The largest manganese deposit on the North American continent is found in Maine in Silurian rocks of Aroostook County. The mildly metamorphosed Silurian rocks were once sediments at the bottom of the Iapetus Ocean. Concentrations of manganese commonly form on ocean bottoms today.

Non-Metallic Minerals in Metamorphic Rocks

The process of metamorphism ranges from low grade (with only mild increases in pressure and temperature) to high grade (with severe increases in pressure and temperature). Mildly deformed rocks may be subjected to very low grades of metamorphism and outwardly exhibit little change in appearance. Severely deformed rocks, on the other hand, have usually been subjected to very high grades of metamorphism and appear distinctly different. The higher the degree of metamorphism, the greater the change is to the original rock. The changes include, to varying degrees, the alignment of minerals within the rock, recrystallization of minerals, and, in many cases, the crystallization of new minerals.

Geologists have determined that specific minerals will form at specific temperature and pressure conditions when a given type of rock is metamorphosed. Low-grade metamorphism of clay-rich rocks such as shale, produce the mineral chlorite. Higher-grade increased metamorphism produces the minerals kyanite and sillimanite. The minerals associated with certain grades of metamorphism are known as index minerals, indicative of the combination of the temperature and pressure conditions a rock has undergone (Figure 6.13). 

Figure 6.13: Minerals formed through varying degrees of metamorphism in different types of rocks.

Thus, by examining the minerals found in the Exotic Terrane region, it is clear that the rocks have been metamorphosed to varying degrees. Chlorite is found in northern Maine, indicating that the rocks were only mildly deformed because they were not the center of the collision between continents and have fewer igneous intrusions. Eastern New Hampshire and southern Maine, however, clearly show evidence of high-grade metamorphism by the presence of minerals such as sillimanite and kyanite.

Considering the plate tectonic history of the Exotic Terrane region, the presence of high-grade metamorphism in the rocks is no surprise. The rocks with high-grade metamorphic minerals indicate the area of greatest stress during the episodes of mountain building throughout the Paleozoic, as well as areas that have been intruded by magma.

Garnet, a metamorphic mineral indicative of moderate metamorphism, is found throughout the Exotic Terrane region. Connecticut has spectacular garnets in the metamorphic rock, mica schist. Garnet is used as a gemstone and an abrasive in sandpaper and polishing. The substitution of different elements into the crystal structure produces several common types of garnets, all of which have the same basic chemical composition: uvarovite, pyrope, andradite, almandite, grossularite and spesartite. Almandite is particularly common in Connecticut.
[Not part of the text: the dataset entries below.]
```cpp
hipError_t launch_rows(const RowParams &P, const TokSrc &tok, const uint32_t *rec_tok, const uint32_t *rec_cnt,
                       const uint32_t *row_off, const uint32_t *row_rec, SegSel sel, int64_t rows_cap, RowOut out,
                       hipStream_t st, hipStream_t st_late, const MaskPolicy *mp) {
    if (!st_late) st_late = st;
    if (rows_cap == 0) return hipSuccess;
    if (mp && mp->policy != 0) {
        if (P.task != 0 || P.rng_mode != 0 || mp->policy < 1 || mp->policy > 2 || P.label_width != P.S ||
            !out.labels || (mp->policy == 2 && !mp->cont_bits))
            return hipErrorInvalidValue;
        const int64_t want_p = (rows_cap + 3) / 4;
        const unsigned grid_p = (unsigned)(want_p < 16384 ? want_p : 16384);
        const int MRp = (P.S + 255) / 256;
#define LAUNCH_POLICY_L(MM, WW, LL)                                                                                     \
    hipLaunchKernelGGL((k_rows_policy<MM, WW, LL>), dim3(grid_p), dim3(256), 0, st, P, *mp, tok, rec_tok, rec_cnt,   \
                       row_off, row_rec, sel, rows_cap, out)
#define LAUNCH_POLICY(MM)                                                                                               \
    do {                                                                                                              \
        if (mp->policy == 2) {                                                                                        \
            if (tok.lists) LAUNCH_POLICY_L(MM, true, true);                                                           \
            else LAUNCH_POLICY_L(MM, true, false);                                                                    \
        } else {                                                                                                      \
            if (tok.lists) LAUNCH_POLICY_L(MM, false, true);                                                          \
            else LAUNCH_POLICY_L(MM, false, false);                                                                   \
        }                                                                                                             \
    } while (0)
        if (MRp <= 1) LAUNCH_POLICY(1);
        else if (MRp <= 2) LAUNCH_POLICY(2);
        else if (MRp <= 4) LAUNCH_POLICY(4);
        else if (MRp <= 8) LAUNCH_POLICY(8);
        else return hipErrorInvalidValue;
#undef LAUNCH_POLICY
#undef LAUNCH_POLICY_L
        return hipGetLastError();
    }
constexpr int ROWS_GRID_CAP = 16384;
    const int64_t want = (rows_cap + 3) / 4;
    const unsigned grid = (unsigned)(want < ROWS_GRID_CAP ? want : ROWS_GRID_CAP);
    const int MR = (P.S + 255) / 256;
    if (P.label_width > 256 * MR) return hipErrorInvalidValue;
    const bool rm1 = P.task == 0 && P.rng_mode == 1;
    if (rm1 && ((P.mask_bits0 && !P.mask_off) || P.mask_w * 32 < P.S || P.S > RAND_MAX_S))
        return hipErrorInvalidValue;
    const int64_t want_late = (rows_cap + 255) / 256;
    const unsigned grid_late = (unsigned)(want_late < 2048 ? want_late : 2048);
#define LAUNCH_ROWS_L(MM, LL)                                                                                           \
    if (rm1) {                                                                                                        \
        hipLaunchKernelGGL((k_rows<MM, true, false, LL>), dim3(grid), dim3(256), 0, st, P, tok, rec_tok, rec_cnt,    \
                           row_off, row_rec, sel, rows_cap, out);                                                     \
        hipLaunchKernelGGL((k_rows<MM, true, true, LL>), dim3(grid_late), dim3(256), 0, st_late, P, tok, rec_tok,    \
                           rec_cnt, row_off, row_rec, sel, rows_cap, out);                                            \
    } else                                                                                                            \
        hipLaunchKernelGGL((k_rows<MM, false, false, LL>), dim3(grid), dim3(256), 0, st, P, tok, rec_tok, rec_cnt,   \
                           row_off, row_rec, sel, rows_cap, out)
#define LAUNCH_ROWS(MM)                                                                                                 \
    do {                                                                                                              \
        if (tok.lists) {                                                                                              \
            LAUNCH_ROWS_L(MM, true);                                                                                  \
        } else {                                                                                                      \
            LAUNCH_ROWS_L(MM, false);                                                                                 \
        }                                                                                                             \
    } while (0)
    if (MR <= 1) LAUNCH_ROWS(1);
    else if (MR <= 2) LAUNCH_ROWS(2);
    else if (MR <= 4) LAUNCH_ROWS(4);
    else if (MR <= 8) LAUNCH_ROWS(8);
    else return hipErrorInvalidValue;
#undef LAUNCH_ROWS
#undef LAUNCH_ROWS_L
    return hipGetLastError();
}

__device__ __forceinline__ uint32_t span_pick(int32_t kmin, int32_t n, const uint32_t (&thr)[32], uint32_t x) {
    int32_t v = kmin;
#pragma unroll
    for (int j = 0; j < 32; ++j) v += (j < n && thr[j] <= x) ? 1 : 0;
    return (uint32_t)v;
}

constexpr int SPAN_WBLK = 17;
constexpr int SPAN_WU64 = 8 * SPAN_WBLK;
constexpr double ZIG_R = 3.6541528853610088;

struct SpanStream {
    uint32_t key[8];
    const uint32_t *win;
    uint64_t wblk;
    uint32_t cblk[16];
    int64_t chave;
    __device__ uint64_t at(uint64_t k) {
        const uint64_t b = k >> 3;
        uint32_t lo, hi;
        if (b - wblk < (uint64_t)SPAN_WBLK) {
            const uint32_t w = (uint32_t)(2 * (k - 8 * wblk));
            lo = win[w];
            hi = win[w + 1];
        } else {
            if ((int64_t)b != chave) {
                chacha12_block(key, (uint32_t)b, cblk);
                chave = (int64_t)b;
            }
            lo = cblk[2 * (k & 7)];
            hi = cblk[2 * (k & 7) + 1];
        }
        return (uint64_t)hi << 32 | lo;
    }
};

__device__ __forceinline__ double bits_f64(uint64_t b) { return __longlong_as_double((long long)b); }

__device__ __forceinline__ bool zig_fast(uint64_t bits, const double *__restrict__ ZX, double *x) {
#pragma clang fp contract(off)
    const int i = (int)(bits & 0xffu);
    const double u = bits_f64((bits >> 12) | (1024ull << 52)) - 3.0;
    *x = u * ZX[i];
    return fabs(*x) < ZX[i + 1];
}

template <class Stream>
__device__ double zig_normal(Stream &s, uint64_t k, const double *__restrict__ ZX,
                             const double *__restrict__ ZF, uint32_t *len) {
#pragma clang fp contract(off)
    const uint64_t k0 = k;
    for (;;) {
        const uint64_t bits = s.at(k++);
        const int i = (int)(bits & 0xffu);
        const double u = bits_f64((bits >> 12) | (1024ull << 52)) - 3.0;
        const double x = u * ZX[i];
// ... 868 lines not shown
```

streaming_data_loader_amd/csrc/rows_device.hpp:

```cpp
#pragma once
#include "common.hpp"
#include "device_util.hpp"
#include "kernels.hpp"
#include "list_index.hpp"
#include "mlm_pick.hpp"

namespace sdl {

static_assert(LIST_CHUNK == CHUNK && LIST_STRIDE == STAGE, "list_index.hpp restates the chunk geometry");
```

Non-Metallic Minerals in Gemstones and Other Rocks

The plate tectonic history of the Exotic Terrane region provided the right conditions to produce slow-cooling magmas far below the surface. Volatiles escaping from those deep magma chambers, enriched in water and rare elements, led to the creation of outstanding pegmatites: lithium pegmatites in Massachusetts; phosphate pegmatites in New Hampshire; and the famous gem-quality tourmalines and beryl of Maine. The first Maine tourmaline, and the start of gemstone production in the United States, was mined at Mt. Mica, where crystals have been found as large as 39.4 cm long, 17.8 cm wide and weighing 14.3 kg. Many minerals in a pegmatite are common and not gem quality, such as quartz, mica, and feldspar. However, gemstones frequently are found in association with pegmatites. Other gemstones found in the Exotic Terrane region include garnet, zircon, topaz, corundum, feldspar, and quartz varieties including jasper, rock crystal, amethyst, and smoky, rose and clear quartz.